** Opening INPUT DATA block **

__global__ void __launch_bounds__(kThreads, 1) fe_stream_kernel(const __grid_constant__ tmaps8 maps, const stream_args a) {
  extern __shared__ __align__(1024) unsigned char smem[];
  const smem_layout L = make_layout(a.hop, a.nhalf, a.kpairs);
  const int tid = threadIdx.x, warp = tid >> 5, lane = tid & 31;
  const unsigned char* blob = reinterpret_cast<const unsigned char*>(a.tables);
  const fe_blob_header* h = reinterpret_cast<const fe_blob_header*>(blob);
  const int nF = a.n_frames, hop = a.hop, nfil = a.n_filter;
  const int rs = hop * 4;
  const int npairs = a.nhalf / 2, nbatch = a.nhalf / FE_DRAIN_BATCH;

  if (!h->gemm_ok) {
    if (tid == 0) mbar_timeout(a.error_flag, 98);
    return;
  }
  unsigned char* s_samp = smem + L.samp;
  fe_drain_w* s_dw = reinterpret_cast<fe_drain_w*>(smem + L.dw);
  uint32_t* s_dctl = reinterpret_cast<uint32_t*>(smem + L.dctl);
  float* s_dwn = reinterpret_cast<float*>(smem + L.dwn);
  fe_drain_hdr* s_dhdr = reinterpret_cast<fe_drain_hdr*>(smem + L.dhdr);
  float* s_mid = reinterpret_cast<float*>(smem + L.mid);
  float* s_gmax = reinterpret_cast<float*>(smem + L.gmax);
  float* s_us2 = reinterpret_cast<float*>(smem + L.us2);
  float2* s_midp = reinterpret_cast<float2*>(smem + L.midp);
  float* s_exl0 = reinterpret_cast<float*>(smem + L.exl0);
  float* s_exch = reinterpret_cast<float*>(smem + L.exch);
  uint32_t* s_tmem = reinterpret_cast<uint32_t*>(smem + L.tmem_slot);
  const uint32_t bars = smem_u32(smem + L.bars);
  auto bar = [&](int i) { return bars + 8u * (uint32_t)i; };

  {
    const fe_drain_w* gdw = reinterpret_cast<const fe_drain_w*>(blob + h->off_gemm_dw);
    for (int i = tid; i < 2 * npairs; i += kThreads) s_dw[i] = gdw[i];
    const uint32_t* gctl = reinterpret_cast<const uint32_t*>(blob + h->off_gemm_dctl);
    for (int i = tid; i < 2 * nbatch; i += kThreads) s_dctl[i] = gctl[i];
    const float* gwn = reinterpret_cast<const float*>(blob + h->off_gemm_dwn);
    for (int i = tid; i < 2 * nbatch * 16; i += kThreads) s_dwn[i] = gwn[i];
    const int32_t* ghdr = reinterpret_cast<const int32_t*>(blob + h->off_gemm_dids);
    for (int i = tid; i < (int)(sizeof(fe_drain_hdr) / 4); i += kThreads) reinterpret_cast<int32_t*>(s_dhdr)[i] = ghdr[i];
    const float* gmid = reinterpret_cast<const float*>(blob + h->off_gemm_mid);
    for (int i = tid; i < a.kpairs; i += kThreads) s_mid[i] = (i & 1) ? gmid[a.kpairs + i] : gmid[i];
    float4* z = reinterpret_cast<float4*>(s_samp);
    for (int i = tid; i < kMaxSlots * rs / 16; i += kThreads) z[i] = make_float4(0.f, 0.f, 0.f, 0.f);
    fence_proxy_async();
  }
  if (tid == 0) {
    mbar_init(bar(BAR_SAMP_FULL), 2);
    mbar_init(bar(BAR_SAMP_EMPTY), kProducerWarps);
    mbar_init(bar(BAR_A_FULL + 0), 8);
    mbar_init(bar(BAR_A_FULL + 1), 8);
    mbar_init(bar(BAR_B_FULL + 0), 1);
    mbar_init(bar(BAR_B_FULL + 1), 1);
    mbar_init(bar(BAR_STAGE_FREE + 0), kNumMmaWarps);
    mbar_init(bar(BAR_STAGE_FREE + 1), kNumMmaWarps);
    mbar_init(bar(BAR_ACC_FULL), kNumMmaWarps);
    mbar_init(bar(BAR_ACC_EMPTY), kDrainWarps);
    mbar_init(bar(BAR_PROD_DONE + 0), kProducerWarps);
    mbar_init(bar(BAR_PROD_DONE + 1), kProducerWarps);
    mbar_init(bar(BAR_SCOUT_FULL + 0), kDrainWarps);
    mbar_init(bar(BAR_SCOUT_FULL + 1), kDrainWarps);
    asm volatile("fence.mbarrier_init.release.cluster;" ::: "memory");
  }
  if (warp == kMmaWarp0) {
    asm volatile("tcgen05.alloc.cta_group::1.sync.aligned.shared::cta.b32 [%0], %1;" ::"r"(smem_u32(s_tmem)), "r"(512));
    asm volatile("tcgen05.relinquish_alloc_permit.cta_group::1.sync.aligned;" ::);
  }
  tc_fence_before();
  __syncthreads();
  tc_fence_after();
  const uint32_t tmem_base = *s_tmem;
  const int T = (int)a.T;
  const uint32_t b_stage_bytes = (uint32_t)fe_gemm_b_stage_bytes(a.nhalf);

  if (warp == kLoaderWarp) {
    const unsigned char* gB = blob + h->off_gemm_b;
    const uint32_t row_bytes = (uint32_t)hop * 4u;
    uint32_t n = 0, it = 0;
    for (int tile = blockIdx.x; tile < a.n_tiles; tile += gridDim.x, ++it) {
      const fe_tile_geo g = fe_tile_geometry(tile, a.tile_frames, a.total_frames, nF);
      mbar_wait_relaxed(bar(BAR_SAMP_EMPTY), (it & 1u) ^ 1u, a.error_flag, 1);
      ST_TRACE(0, it, 0);
      int n_edge = 0;
      for (int row = g.row0; row <= g.row_last; ++row) {
        const int sa = row * (nF + 1) - g.sv0, sb = sa + nF;
        n_edge += (sa >= 0 && sa < g.nv) + (sb >= 0 && sb < g.nv);
      }
      fence_proxy_async();
      if (lane == 0) mbar_arrive_expect_tx(bar(BAR_SAMP_FULL), (uint32_t)(g.nv - n_edge) * row_bytes);
      __syncwarp();
      for (int row = g.row0; row <= g.row_last; ++row) {
        const int v_lo = max(g.sv0 - row * (nF + 1), 1), v_hi = min(g.sv0 + g.nv - 1 - row * (nF + 1), nF - 1);
        const int cnt = v_hi - v_lo + 1;
        if (cnt <= 0) continue;
        if (lane < 8 && ((cnt >> lane) & 1)) {
// ... 30 lines not shown
      if (tile + (int)gridDim.x < a.n_tiles) {
        const fe_tile_geo gn = fe_tile_geometry(tile + gridDim.x, a.tile_frames, a.total_frames, nF);
        for (int row = gn.row0; row <= gn.row_last; ++row) {
          const int v_lo = max(gn.sv0 - row * (nF + 1), 1), v_hi = min(gn.sv0 + gn.nv - 1 - row * (nF + 1), nF - 1);
          const int cnt = v_hi - v_lo + 1;
          if (cnt <= 0) continue;
          if (lane < 8 && ((cnt >> lane) & 1)) {
            const int first = cnt & ~((2 << lane) - 1);
            row_prefetch(a, &maps.m[lane], v_lo - 1 + first, row);
          }
        }
      }
      if (lane == 0) {
        for (int q = 0; q < a.nstages; ++q, ++n) {
          const uint32_t s = n & 1u, par = (n >> 1) & 1u;
          mbar_wait_relaxed(bar(BAR_STAGE_FREE + s), par ^ 1u, a.error_flag, 2);
          mbar_arrive_expect_tx(bar(BAR_B_FULL + s), b_stage_bytes);
          bulk_g2s(smem_u32(smem + L.b_stage + s * b_stage_bytes), gB + (size_t)q * b_stage_bytes, b_stage_bytes,
                   bar(BAR_B_FULL + s));
        }
      }
      __syncwarp();
    }
  } else if (warp >= kMmaWarp0) {
    {
      const int sub0 = (4 / kNumMmaWarps) * __shfl_sync(0xffffffffu, warp - kMmaWarp0, 0);
      const uint32_t tmem_u = __shfl_sync(0xffffffffu, tmem_base, 0);
      const uint32_t idesc = (1u << 4) | ((uint32_t)(a.nhalf >> 3) << 17) | ((uint32_t)(kTileM >> 4) << 24);
      const uint32_t b_lbo = (uint32_t)a.nhalf * 16u;
      const uint32_t smem_a = smem_u32(smem + L.a_stage), smem_b = smem_u32(smem + L.b_stage);
      const uint32_t tile_bytes_a = fe_gemm_tile_bytes(kTileM), tile_bytes_b = fe_gemm_tile_bytes(a.nhalf);
      uint32_t n = 0, it = 0;
      for (int tile = blockIdx.x; tile < a.n_tiles; tile += gridDim.x, ++it) {
        mbar_wait_relaxed(bar(BAR_ACC_EMPTY), (it & 1u) ^ 1u, a.error_flag, 3);
        tc_fence_after();
        if (sub0 == 0 && lane == 0) ST_TRACE(8, it, 0);
        for (int q = 0; q < a.nstages; ++q, ++n) {
          const uint32_t s = n & 1u, par = (n >> 1) & 1u;
          mbar_wait_relaxed(bar(BAR_B_FULL + s), par, a.error_flag, 4);
          if (sub0 == 0 && lane == 0) ST_TRACE(10, it, q);
          mbar_wait_relaxed(bar(BAR_A_FULL + s), par, a.error_flag, 5);
          tc_fence_after();
          if (sub0 == 0 && lane == 0) ST_TRACE(3, it, q);
          const uint32_t a_base = smem_a + s * kAStageBytes;
          const uint32_t b_base = smem_b + s * b_stage_bytes;
          if (elect_one()) {
#ifdef FE_EXP_TWO_PRODUCTS
            constexpr int kProducts = 2;
#else
            constexpr int kProducts = 3;
#endif
#pragma unroll
            for (int pr = 0; pr < kProducts; ++pr) {
#pragma unroll
              for (int ds = 0; ds < 4 / kNumMmaWarps; ++ds) {
                const int sub = sub0 + ds;
                const uint64_t da = make_desc(a_base + (2 * sub + (pr == 1 ? 1 : 0)) * tile_bytes_a, kTileM * 16, 128);
                const uint64_t db = make_desc(b_base + (2 * sub + (pr == 2 ? 1 : 0)) * tile_bytes_b, b_lbo, 128);
                umma_f16(tmem_u + (uint32_t)(sub * a.nhalf), da, db, idesc, (q > 0 || pr > 0) ? 1u : 0u);
              }
            }
            umma_commit(bar(BAR_STAGE_FREE + s));
            if (q == a.nstages - 1) umma_commit(bar(BAR_ACC_FULL));
          }
          __syncwarp();
        }
      }
    }
  } else if (warp >= kProducerWarp0) {
    const int pw = warp - kProducerWarp0;
    const int grp = pw >> 2;
    const int quarter = pw & 3;
    const int m = quarter * 32 + lane;
    uint32_t n0 = 0, it = 0;
    for (int tile = blockIdx.x; tile < a.n_tiles; tile += gridDim.x, ++it, n0 += (uint32_t)a.nstages) {
      const fe_tile_geo g = fe_tile_geometry(tile, a.tile_frames, a.total_frames, nF);
      const int mm = min(m, g.count - 1);
      const int row = (g.g0 + mm) / nF;
      const int slot = mm + (row - g.row0);
      const uint32_t tp = it & 1u;
      mbar_wait(bar(BAR_SCOUT_FULL + tp), (it >> 1) & 1u, a.error_flag, 10);
      float scale, unscale;
      {
        const float* gm = s_gmax + tp * kGmaxStride;
        fe_gemm_frame_scale(2.0f * fmaxf(gm[slot], gm[slot + 1]), scale, unscale);
      }
      mbar_wait(bar(BAR_SAMP_FULL), tp, a.error_flag, 6);
      if (tid == kProducerWarp0 * 32) ST_TRACE(1, it, 0);
      if (grp == 0) s_us2[tp * kTileM + m] = unscale * unscale;
      const uint32_t brow = (uint32_t)(slot * rs), frow = brow + (uint32_t)rs;
      float mid_re = 0.0f, mid_im = 0.0f;
#pragma unroll 1
      for (int q = 0; q < a.nstages; ++q) {
        const uint32_t n = n0 + (uint32_t)q, sl = n & 1u, par = (n >> 1) & 1u;
        produce_unit(s_samp, brow, frow, hop, q, grp, m, scale, s_mid, mid_re, mid_im, smem + L.a_stage + sl * kAStageBytes,
                     bar(BAR_STAGE_FREE + sl), par ^ 1u, bar(BAR_A_FULL + sl), a.error_flag, lane);
        if (lane == 0 && quarter == 0) ST_TRACE(2, it, q);
      }
      s_midp[(tp * kProducerGroups + grp) * kTileM + m] = make_float2(mid_re, mid_im);
      __syncwarp();
      if (lane == 0) {
        mbar_arrive(bar(BAR_SAMP_EMPTY));
        mbar_arrive(bar(BAR_PROD_DONE + tp));
      }
    }
  } else {
    const int quarter = warp & 3;
    const int run = (warp >> 2) & 1;
    const int half = warp >> 3;
    const int m = quarter * 32 + lane;
    const fe_drain_w* w_run = s_dw + run * npairs;
    const uint32_t* ctl_run = s_dctl + run * nbatch;
    const float* wn_run = s_dwn + run * nbatch * 16;
    const uint32_t tbase = tmem_base + ((uint32_t)(quarter * 32) << 16);
    const int k_begin = half * (a.nhalf >> 1), k_end = k_begin + (a.nhalf >> 1);
    for (int pre = 0; pre < 2; ++pre) {
      const int tile = blockIdx.x + pre * gridDim.x;
      if (tile < a.n_tiles) {
        const fe_tile_geo g = fe_tile_geometry(tile, a.tile_frames, a.total_frames, nF);
        scout_tile_global(a, nF, hop, g, s_gmax + pre * kGmaxStride, warp, kDrainWarps, lane);
      }
      __syncwarp();
      if (lane == 0) mbar_arrive(bar(BAR_SCOUT_FULL + pre));
    }
    uint32_t it = 0;
    for (int tile = blockIdx.x; tile < a.n_tiles; tile += gridDim.x, ++it) {
      const fe_tile_geo g = fe_tile_geometry(tile, a.tile_frames, a.total_frames, nF);
      const int mm = min(m, g.count - 1);
      const int row = (g.g0 + mm) / nF;
      const int t = (g.g0 + mm) - row * nF;
      const uint32_t tp = it & 1u;
      mbar_wait(bar(BAR_PROD_DONE + tp), (it >> 1) & 1u, a.error_flag, 9);
      emit_store emit;
      emit.base = a.energies;
      emit.off = (uint32_t)((row * nfil) * nF + t);
      emit.n_frames = (uint32_t)nF;
      emit.n_filter = nfil;
      emit.valid = m < g.count;
      emit.us2 = s_us2[tp * kTileM + m];
      emit.vmax = 0.0f;
      float p_mid = 0.0f;
      if (run == 0 && half == 1) {
        const float2 v0 = s_midp[(tp * kProducerGroups + 0) * kTileM + m], v1 = s_midp[(tp * kProducerGroups + 1) * kTileM + m];
        const float bs = (float)(1 << FE_GEMM_B_SCALE_LOG2);
        const float re = (v0.x + v1.x) * bs, im = (v0.y + v1.y) * bs;
        p_mid = fmaf(re, re, im * im);
      }
      fe_drain_state st;
      fe_drain_init(st, *s_dhdr, run, half);
      mbar_wait(bar(BAR_ACC_FULL), tp, a.error_flag, 8);
      tc_fence_after();
      if (lane == 0 && quarter == 0) ST_TRACE(4, it, warp >> 2);
      if (run == 0) drain_walk<0>(tbase, a.nhalf, k_begin, k_end, w_run, ctl_run, wn_run, st, emit, bar(BAR_ACC_EMPTY), lane);
      else drain_walk<1>(tbase, a.nhalf, k_begin, k_end, w_run, ctl_run, wn_run, st, emit, bar(BAR_ACC_EMPTY), lane);
      if (lane == 0 && quarter == 0) ST_TRACE(5, it, warp >> 2);
      float* l0p = s_exl0 + ((tp * 2 + run) * 2) * kTileM + m;
      if (half == 0) {
        l0p[0] = fe_drain_leftover(st, 0, 0.0f, 0.0f);
        l0p[kTileM] = fe_drain_leftover(st, 1, 0.0f, 0.0f);
        quarter_bar(quarter);
      } else {
        quarter_bar(quarter);
        const float l0[2] = {l0p[0], l0p[kTileM]};
        float left[2];
        fe_drain_join_halves(st, *s_dhdr, run, l0, p_mid, left, emit);
        float* ex = s_exch + tp * 2 * kTileM + m;
        if (run == 1) {
          if (s_dhdr->merge[0]) ex[0] = left[0]; else emit(s_dhdr->last[1][0], left[0]);
          if (s_dhdr->merge[1]) ex[kTileM] = left[1]; else emit(s_dhdr->last[1][1], left[1]);
          runs_bar(quarter);
        } else {
          runs_bar(quarter);
          emit(s_dhdr->last[0][0], s_dhdr->merge[0] ? left[0] + ex[0] : left[0]);
          emit(s_dhdr->last[0][1], s_dhdr->merge[1] ? left[1] + ex[kTileM] : left[1]);
        }
      }
      if (a.group_max) {
        const int grp_id = (int)((a.row_base + row) / a.top_db_group);
        const int grp0 = __shfl_sync(0xffffffffu, grp_id, 0);
        if (__all_sync(0xffffffffu, grp_id == grp0)) {
          const unsigned wmax = __reduce_max_sync(0xffffffffu, __float_as_uint(emit.vmax));
          if (lane == 0) atomicMax(a.group_max + grp0, wmax);
        } else if (emit.valid) {
          atomicMax(a.group_max + grp_id, __float_as_uint(emit.vmax));
        }
      }
      if (lane == 0 && quarter == 0) ST_TRACE(6, it, warp >> 2);
      {
        const int tile2 = tile + 2 * (int)gridDim.x;
        if (tile2 < a.n_tiles) {
          const fe_tile_geo g2 = fe_tile_geometry(tile2, a.tile_frames, a.total_frames, nF);
          scout_tile_global(a, nF, hop, g2, s_gmax + tp * kGmaxStride, warp, kDrainWarps, lane);
        }
        __syncwarp();
        if (lane == 0) mbar_arrive(bar(BAR_SCOUT_FULL + tp));
        if (lane == 0 && quarter == 0) ST_TRACE(7, it, warp >> 2);
      }
    }
  }

  tc_fence_before();
  __syncthreads();
  if (warp == kMmaWarp0) {
    asm volatile("tcgen05.dealloc.cta_group::1.sync.aligned.b32 %0, %1;" ::"r"(tmem_base), "r"(512));
  }
}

** Closing INPUT DATA block **

> _EXERCISE REQUIREMENTS_
Please copy every line in the entries where "wmax" appears.

> _EXPECTED ANSWER_
          const unsigned wmax = __reduce_max_sync(0xffffffffu, __float_as_uint(emit.vmax));
          if (lane == 0) atomicMax(a.group_max + grp0, wmax);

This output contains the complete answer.